@@ -185,19 +190,92 @@
     poly[3 * v + 1] = v3dot(w, Arv);
     poly[3 * v + 2] = v3dot(w, nr);
   }
-  const int n = clip_poly(poly, qbuf, 4, sru, srv);
-  int nc = 0;
-  for (int v = 0; v < n; v++) {
-    const float x = poly[3 * v], y = poly[3 * v + 1], dep = poly[3 * v + 2];
-    if (dep > margin) continue;
-    float* cx = cand_xyz(buf, nc);
-    cx[0] = cr[0] + x * Aru[0] + y * Arv[0] + 0.5f * dep * nr[0];
-    cx[1] = cr[1] + x * Aru[1] + y * Arv[1] + 0.5f * dep * nr[1];
-    cx[2] = cr[2] + x * Aru[2] + y * Arv[2] + 0.5f * dep * nr[2];
-    cand_dist(buf, nc) = dep;
-    nc++;
-  }
-  return nc;
+  if constexpr (JOB) {
+    float* o = buf + JOB_PARAM;
+#pragma unroll
+    for (int k = 0; k < 3; k++) { o[k] = cr[k]; o[3 + k] = Aru[k]; o[6 + k] = Arv[k]; o[9 + k] = nr[k]; }
+    o[12] = sru; o[13] = srv; o[14] = margin;
+    return -1;
+  } else {
+    float* qbuf = buf + 24;
+    const int n = clip_poly(poly, qbuf, 4, sru, srv);
+    int nc = 0;
+    for (int v = 0; v < n; v++) {
+      const float x = poly[3 * v], y = poly[3 * v + 1], dep = poly[3 * v + 2];
+      if (dep > margin) continue;
+      float* cx = cand_xyz(buf, nc);
+      cx[0] = cr[0] + x * Aru[0] + y * Arv[0] + 0.5f * dep * nr[0];
+      cx[1] = cr[1] + x * Aru[1] + y * Arv[1] + 0.5f * dep * nr[1];
+      cx[2] = cr[2] + x * Aru[2] + y * Arv[2] + 0.5f * dep * nr[2];
+      cand_dist(buf, nc) = dep;
+      nc++;
+    }
+    return nc;
+  }
+}
+MRE_DEV int box_box(const float* p1, const float* R1, const float* s1, const float* p2,
+                    const float* R2, const float* s2, float margin, float* normal, float* buf) {
+  return box_box_impl<false>(p1, R1, s1, p2, R2, s2, margin, normal, buf);
+}
+
+MRE_DEV void job_load(const float* buf, FaceJob& J, float& margin) {
+  const float* o = buf + JOB_PARAM;
+#pragma unroll
+  for (int k = 0; k < 3; k++) { J.cr[k] = o[k]; J.Aru[k] = o[3 + k]; J.Arv[k] = o[6 + k]; J.nr[k] = o[9 + k]; }
+  J.sru = o[12]; J.srv = o[13]; margin = o[14];
+}
+MRE_DEV void clip_lane(const float* src, int n, int i, int e, float sx, float sy, bool& keep, bool& cross, float* a, float* x) {
+  const int ax = e >> 1;
+  const float sg = (e & 1) ? -1.0f : 1.0f;
+  const float lim = ax ? sy : sx;
+  keep = false; cross = false;
+  a[0] = a[1] = a[2] = 0.f; x[0] = x[1] = x[2] = 0.f;
+  if (i < n) {
+    const int i2 = i + 1 == n ? 0 : i + 1;
+    const float a0 = src[3 * i], a1 = src[3 * i + 1], a2 = src[3 * i + 2];
+    const float b0 = src[3 * i2], b1 = src[3 * i2 + 1], b2 = src[3 * i2 + 2];
+    const float da = sg * (ax ? a1 : a0) - lim, db = sg * (ax ? b1 : b0) - lim;
+    keep = da <= 0;
+    cross = (da <= 0) != (db <= 0);
+    a[0] = a0; a[1] = a1; a[2] = a2;
+    if (cross) {
+      const float t = da / (da - db);
+      x[0] = a0 + t * (b0 - a0); x[1] = a1 + t * (b1 - a1); x[2] = a2 + t * (b2 - a2);
+    }
+  }
+}
+MRE_DEV int clip_slot(unsigned kb, unsigned cb, int i) {
+  const unsigned lo = (1u << i) - 1u;
+  return __builtin_popcount(kb & lo) + __builtin_popcount(cb & lo);
+}
+MRE_DEV int clip_count(unsigned kb, unsigned cb) {
+  const int t = __builtin_popcount(kb) + __builtin_popcount(cb);
+  return t < 8 ? t : 8;
+}
+MRE_DEV void clip_lane_store(float* dst, int slot, bool keep, bool cross, const float* a, const float* x) {
+  if (keep && slot < 8) { dst[3 * slot] = a[0]; dst[3 * slot + 1] = a[1]; dst[3 * slot + 2] = a[2]; }
+  const int sx = slot + (keep ? 1 : 0);
+  if (cross && sx < 8) { dst[3 * sx] = x[0]; dst[3 * sx + 1] = x[1]; dst[3 * sx + 2] = x[2]; }
+}
+MRE_DEV void cand_lane(const float* poly, int n, int i, const FaceJob& J, float margin, bool& keep, float* cx, float& dep) {
+  keep = false; dep = 0.f;
+  cx[0] = cx[1] = cx[2] = 0.f;
+  if (i < n) {
+    const float x = poly[3 * i], y = poly[3 * i + 1];
+    dep = poly[3 * i + 2];
+    keep = !(dep > margin) && dep < margin;
+    cx[0] = J.cr[0] + x * J.Aru[0] + y * J.Arv[0] + 0.5f * dep * J.nr[0];
+    cx[1] = J.cr[1] + x * J.Aru[1] + y * J.Arv[1] + 0.5f * dep * J.nr[1];
+    cx[2] = J.cr[2] + x * J.Aru[2] + y * J.Arv[2] + 0.5f * dep * J.nr[2];
+  }
+}
+MRE_DEV void cand_lane_store(float* buf, unsigned kb, int i, bool keep, const float* cx, float dep) {
+  if (keep) {
+    const int slot = __builtin_popcount(kb & ((1u << i) - 1u));
+    float* o = cand_xyz(buf, slot);
+    o[0] = cx[0]; o[1] = cx[1]; o[2] = cx[2];
+    cand_dist(buf, slot) = dep;
+  }
 }
 
 MRE_DEV int plane_box(const float* pp, const float* Rp, const float* pb, const float* Rb,
diff --git a/mujoco_robot_environments_amd/csrc/mre_dev.h b/mujoco_robot_environments_amd/csrc/mre_dev.h
--- a/mujoco_robot_environments_amd/csrc/mre_dev.h
+++ b/mujoco_robot_environments_amd/csrc/mre_dev.h
@@ -176,7 +176,8 @@
 };
 
 enum StepFlags : unsigned { F_NO_CONSTRAINTS = 1u, F_FREEZE_ROBOT = 2u, F_CONV_CONTINUE = 4u, F_CONV_OPEN = 8u,
-                            F_OSC_EVAL = 16u, F_DETECT = 32u, F_SETTLE_EXIT = 64u, F_DETECT_ACTIVE = 128u };
+                            F_OSC_EVAL = 16u, F_DETECT = 32u, F_SETTLE_EXIT = 64u, F_DETECT_ACTIVE = 128u,
+                            F_COLLIDE_SERIAL = 256u };
 enum CtrlMode : int { CTRL_HELD = 0, CTRL_SEQ = 1, CTRL_OSC = 2 };
 
 struct StepArgs {
diff --git a/mujoco_robot_environments_amd/csrc/mre_env.h b/mujoco_robot_environments_amd/csrc/mre_env.h
--- a/mujoco_robot_environments_amd/csrc/mre_env.h
+++ b/mujoco_robot_environments_amd/csrc/mre_env.h
@@ -104,6 +104,7 @@
   int queue_shards = 16;
   int queue_lshards = 8;
   bool queue_test_serial = false;
+  unsigned base_flags = 0;
   int queue_spare_large = 8;
   int queue_run_ticks = 100;
   int queue_min_ticks = 32;
diff --git a/mujoco_robot_environments_amd/csrc/mre_kernels.hip b/mujoco_robot_environments_amd/csrc/mre_kernels.hip
--- a/mujoco_robot_environments_amd/csrc/mre_kernels.hip
+++ b/mujoco_robot_environments_amd/csrc/mre_kernels.hip
@@ -1420,7 +1420,8 @@
     const bool constrained = (a.flags & F_NO_CONSTRAINTS) == 0;
     if (constrained) {
 
-      collide(M, s, l, false);
+      if ((a.flags & F_COLLIDE_SERIAL) != 0) collide_serial(M, s, l, false);
+      else collide(M, s, l, false);
       MRE_STAMP(2);
       assemble_constraints(M, s, l);
 #ifdef MRE_NEWTON
@@ -1536,7 +1537,8 @@
   }
   if (a.nsteps == 0 && (a.flags & F_DETECT) != 0 && a.contacts != nullptr) {
     position_stage(M, s, l);
-    collide(M, s, l, (a.flags & F_DETECT_ACTIVE) == 0);
+    if ((a.flags & F_COLLIDE_SERIAL) != 0) collide_serial(M, s, l, (a.flags & F_DETECT_ACTIVE) == 0);
+    else collide(M, s, l, (a.flags & F_DETECT_ACTIVE) == 0);
     float* o = a.contacts + (size_t)env * (1 + 3 * CONTACT_EXPORT);
     const int n = s.ncon < CONTACT_EXPORT ? s.ncon : CONTACT_EXPORT;
     if (l == 0) o[0] = s.overflow ? -(float)s.ncon : (float)s.ncon;
diff --git a/mujoco_robot_environments_amd/csrc/mre_math.h b/mujoco_robot_environments_amd/csrc/mre_math.h
--- a/mujoco_robot_environments_amd/csrc/mre_math.h
+++ b/mujoco_robot_environments_amd/csrc/mre_math.h
@@ -1,7 +1,9 @@
 #pragma once
 #include <hip/hip_runtime.h>
 
+#ifndef MRE_DEV
 #define MRE_DEV __device__ __forceinline__
+#endif
 #if defined(MRE_PHASE_STAMPS) && MRE_PHASE_STAMPS >= 4
 #define MRE_DBG_T0() unsigned long long dbg_t_ = __builtin_amdgcn_s_memtime()
 #define MRE_DBG_STAMP(SET, K)                                                      \
@@ -32,6 +34,7 @@
 
 MRE_DEV void keep_live(float x) { asm volatile("" ::"v"(x)); }
 MRE_DEV void keep_live(int x) { asm volatile("" ::"v"(x)); }
+MRE_DEV int opaque(int x) { asm volatile("" : "+v"(x)); return x; }
 
 MRE_DEV void v3copy(float* r, const float* a) { r[0] = a[0]; r[1] = a[1]; r[2] = a[2]; }
 MRE_DEV void v3zero(float* r) { r[0] = r[1] = r[2] = 0.f; }
diff --git a/mujoco_robot_environments_amd/csrc/mre_solver.h b/mujoco_robot_environments_amd/csrc/mre_solver.h
--- a/mujoco_robot_environments_amd/csrc/mre_solver.h
+++ b/mujoco_robot_environments_amd/csrc/mre_solver.h
@@ -48,7 +48,7 @@
   *rbound = pid >= 0 ? v3norm(s.prop_size[pid]) : M->geom_rbound[g];
 }
 
-MRE_PHASE_FN void collide(ModelP M, Sm& s, int l, bool detect) {
+MRE_PHASE_FN void collide_serial(ModelP M, Sm& s, int l, bool detect) {
   static_assert(offsetof(Sm, hdr) + sizeof(((Sm*)0)->hdr) - offsetof(Sm, JpA) >= sizeof(float) * 64 * COLL_BUF,
                 "clip buffers do not fit");
   static_assert(NPAIR <= 256 && sizeof(((Sm*)0)->iscr) >= NPAIR, "survivor list: one byte per pair");
@@ -168,6 +168,202 @@
         s.con_dist[id] = cand_dist(buf, c);
         s.con_pair[id] = (uint8_t)pr;
       }
+    }
+    MRE_SYNC();
+    MRE_DBG_STAMP(6, 3);
+    if (tot > NCON_MAX) break;
+    base = tot;
+  }
+}
+
+constexpr int JOB_COUNT = 6;
+MRE_DEV void clip_job_lanes(float* jbuf, bool valid, int l) {
+  const int i = l & 7, sh = l & 56;
+  FaceJob J = {};
+  float margin = 0.f;
+  if (valid) job_load(jbuf, J, margin);
+  MRE_SYNC();
+  int n = valid ? 4 : 0;
+  float* src = jbuf;
+  float* dst = jbuf + 24;
+#pragma unroll
+  for (int e = 0; e < 4; e++) {
+    bool keep, cross;
+    float a[3], x[3];
+    clip_lane(src, n, i, e, J.sru, J.srv, keep, cross, a, x);
+    const unsigned kb = (unsigned)(__ballot(keep) >> sh) & 0xFFu, cb = (unsigned)(__ballot(cross) >> sh) & 0xFFu;
+    clip_lane_store(dst, clip_slot(kb, cb, i), keep, cross, a, x);
+    n = clip_count(kb, cb);
+    MRE_SYNC();
+    float* t = src; src = dst; dst = t;
+  }
+  bool keep;
+  float cx[3], dep;
+  cand_lane(src, n, i, J, margin, keep, cx, dep);
+  const unsigned kb = (unsigned)(__ballot(keep) >> sh) & 0xFFu;
+  MRE_SYNC();
+  cand_lane_store(jbuf, kb, i, keep, cx, dep);
+  if (valid && i == 0) reinterpret_cast<int*>(jbuf)[JOB_COUNT] = __builtin_popcount(kb);
+}
+
+MRE_PHASE_FN void collide(ModelP M, Sm& s, int l, bool detect) {
+  static_assert(offsetof(Sm, hdr) + sizeof(((Sm*)0)->hdr) - offsetof(Sm, JpA) >= sizeof(float) * 64 * COLL_BUF,
+                "clip buffers do not fit");
+  static_assert(NPAIR == 128 && sizeof(((Sm*)0)->iscr) >= NPAIR + 2 * 64 && NCON_MAX <= 64,
+                "survivor list: one byte per pair; behind it the contact map: 16 bits per contact, one lane per contact");
+  MRE_DBG_T0();
+  float* buf0 = &s.JpA[0][0];
+  uint8_t* list = reinterpret_cast<uint8_t*>(s.iscr);
+  uint16_t* cmap = reinterpret_cast<uint16_t*>(list + NPAIR);
+  const unsigned long long lt = (1ull << l) - 1ull;
+  int nsurv = 0;
+  for (int pass = 0; pass < NPAIR / 64; pass++) {
+    const int pr = l + 64 * pass;
+    const auto* R = &M->pair_rec[pr];
+    const int g1 = R->g1, b1 = R->b1, b2 = R->b2, pid1 = R->pid1, pid2 = R->pid2, type1 = R->type1;
+    const float lp1[3] = {R->pos1[0], R->pos1[1], R->pos1[2]}, lp2[3] = {R->pos2[0], R->pos2[1], R->pos2[2]};
+    const float mrb1 = R->rb1, mrb2 = R->rb2, margin = R->margin, gap = R->gap;
+    const float lq1[4] = {R->quat1[0], R->quat1[1], R->quat1[2], R->quat1[3]};
+    bool live = false;
+    if (g1 >= 0 && (pid1 < 0 || pid1 < s.nprops) && (pid2 < 0 || pid2 < s.nprops)) {
+      const float inc = detect ? margin : margin - gap;
+      float p1[3], p2[3], df[3], tmp[3];
+      m3mulv(tmp, s.xmat[b1], lp1); v3add(p1, s.xpos[b1], tmp);
+      m3mulv(tmp, s.xmat[b2], lp2); v3add(p2, s.xpos[b2], tmp);
+      const float rb1 = pid1 >= 0 ? v3norm(s.prop_size[pid1]) : mrb1, rb2 = pid2 >= 0 ? v3norm(s.prop_size[pid2]) : mrb2;
+      v3sub(df, p2, p1);
+      if (type1 == 0) {
+        float q[4], R1[9];
+        qmul(q, s.xquat[b1], lq1);
+        q2mat(R1, q);
+        const float nn[3] = {R1[2], R1[5], R1[8]};
+        live = v3dot(df, nn) - rb2 <= inc;
+      } else {
+        const float r = rb1 + rb2 + inc;
+        live = v3dot(df, df) <= r * r;
+      }
+    }
+    const unsigned long long m = __ballot(live);
+    if (live) list[nsurv + __popcll(m & lt)] = (uint8_t)pr;
+    nsurv += __popcll(m);
+  }
+  if (l == 0) s.ncon = 0;
+  MRE_SYNC();
+  MRE_DBG_STAMP(6, 0);
+  int base = 0;
+  for (int c0 = 0; c0 < nsurv; c0 += 64) {
+    const int pr = (c0 + l < nsurv) ? list[c0 + l] : -1;
+    float normal[3] = {0.f, 0.f, 1.f};
+    int n = 0;
+    bool isjob = false;
+    float* buf = buf0 + opaque(l) * COLL_BUF;
+    int rsingle = 0;
+    float margin = 0.f, gap = 0.f;
+    if (pr >= 0) {
+      const auto* R = &M->pair_rec[pr];
+      const int b1 = R->b1, b2 = R->b2, pid1 = R->pid1, pid2 = R->pid2, type1 = R->type1;
+      rsingle = R->single;
+      const float lp1[3] = {R->pos1[0], R->pos1[1], R->pos1[2]}, lp2[3] = {R->pos2[0], R->pos2[1], R->pos2[2]};
+      const float lq1[4] = {R->quat1[0], R->quat1[1], R->quat1[2], R->quat1[3]};
+      const float lq2[4] = {R->quat2[0], R->quat2[1], R->quat2[2], R->quat2[3]};
+      const float ms1[3] = {R->size1[0], R->size1[1], R->size1[2]}, ms2[3] = {R->size2[0], R->size2[1], R->size2[2]};
+      margin = R->margin; gap = R->gap;
+      float p1[3], R1[9], s1[3], p2[3], R2[9], s2[3], tmp[3], q[4];
+      m3mulv(tmp, s.xmat[b1], lp1); v3add(p1, s.xpos[b1], tmp);
+      qmul(q, s.xquat[b1], lq1); q2mat(R1, q);
+      m3mulv(tmp, s.xmat[b2], lp2); v3add(p2, s.xpos[b2], tmp);
+      qmul(q, s.xquat[b2], lq2); q2mat(R2, q);
+      if (pid1 >= 0) v3copy(s1, s.prop_size[pid1]); else v3copy(s1, ms1);
+      if (pid2 >= 0) v3copy(s2, s.prop_size[pid2]); else v3copy(s2, ms2);
+      const float inc = detect ? margin : margin - gap;
+      MRE_DBG_STAMP(6, 1);
+      if ((rsingle >> 8) == 2) n = cyl_box(p1, R1, s1, p2, R2, s2[0], s2[2], inc, normal, buf);
+      else if (type1 == 0) n = plane_box(p1, R1, p2, R2, s2, inc, normal, buf);
+      else {
+        n = box_box_impl<true>(p1, R1, s1, p2, R2, s2, inc, normal, buf);
+        if (n < 0) { isjob = true; n = 0; }
+      }
+      int m = 0;
+      for (int c = 0; c < n; c++)
+        if (cand_dist(buf, c) < inc) {
+          if (m != c) {
+            for (int k = 0; k < 3; k++) cand_xyz(buf, m)[k] = cand_xyz(buf, c)[k];
+            cand_dist(buf, m) = cand_dist(buf, c);
+          }
+          m++;
+        }
+      n = m;
+    }
+    MRE_SYNC();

# # # # # # #

* _TASK OBJECTIVE_:
From the line that has "#include <hip/hip_runtime.h>" through the line that has "(unsigned)(__ballot(cross) >> sh) & 0xFFu;", copy every line exactly as it appears above, and leave out all others.

* _RESPONSE AREA_:
 #include <hip/hip_runtime.h>
 
+#ifndef MRE_DEV
 #define MRE_DEV __device__ __forceinline__
+#endif
 #if defined(MRE_PHASE_STAMPS) && MRE_PHASE_STAMPS >= 4
 #define MRE_DBG_T0() unsigned long long dbg_t_ = __builtin_amdgcn_s_memtime()
 #define MRE_DBG_STAMP(SET, K)                                                      \
@@ -32,6 +34,7 @@
 
 MRE_DEV void keep_live(float x) { asm volatile("" ::"v"(x)); }
 MRE_DEV void keep_live(int x) { asm volatile("" ::"v"(x)); }
+MRE_DEV int opaque(int x) { asm volatile("" : "+v"(x)); return x; }
 
 MRE_DEV void v3copy(float* r, const float* a) { r[0] = a[0]; r[1] = a[1]; r[2] = a[2]; }
 MRE_DEV void v3zero(float* r) { r[0] = r[1] = r[2] = 0.f; }
diff --git a/mujoco_robot_environments_amd/csrc/mre_solver.h b/mujoco_robot_environments_amd/csrc/mre_solver.h
--- a/mujoco_robot_environments_amd/csrc/mre_solver.h
+++ b/mujoco_robot_environments_amd/csrc/mre_solver.h
@@ -48,7 +48,7 @@
   *rbound = pid >= 0 ? v3norm(s.prop_size[pid]) : M->geom_rbound[g];
 }
 
-MRE_PHASE_FN void collide(ModelP M, Sm& s, int l, bool detect) {
+MRE_PHASE_FN void collide_serial(ModelP M, Sm& s, int l, bool detect) {
   static_assert(offsetof(Sm, hdr) + sizeof(((Sm*)0)->hdr) - offsetof(Sm, JpA) >= sizeof(float) * 64 * COLL_BUF,
                 "clip buffers do not fit");
   static_assert(NPAIR <= 256 && sizeof(((Sm*)0)->iscr) >= NPAIR, "survivor list: one byte per pair");
@@ -168,6 +168,202 @@
         s.con_dist[id] = cand_dist(buf, c);
         s.con_pair[id] = (uint8_t)pr;
       }
+    }
+    MRE_SYNC();
+    MRE_DBG_STAMP(6, 3);
+    if (tot > NCON_MAX) break;
+    base = tot;
+  }
+}
+
+constexpr int JOB_COUNT = 6;
+MRE_DEV void clip_job_lanes(float* jbuf, bool valid, int l) {
+  const int i = l & 7, sh = l & 56;
+  FaceJob J = {};
+  float margin = 0.f;
+  if (valid) job_load(jbuf, J, margin);
+  MRE_SYNC();
+  int n = valid ? 4 : 0;
+  float* src = jbuf;
+  float* dst = jbuf + 24;
+#pragma unroll
+  for (int e = 0; e < 4; e++) {
+    bool keep, cross;
+    float a[3], x[3];
+    clip_lane(src, n, i, e, J.sru, J.srv, keep, cross, a, x);
+    const unsigned kb = (unsigned)(__ballot(keep) >> sh) & 0xFFu, cb = (unsigned)(__ballot(cross) >> sh) & 0xFFu;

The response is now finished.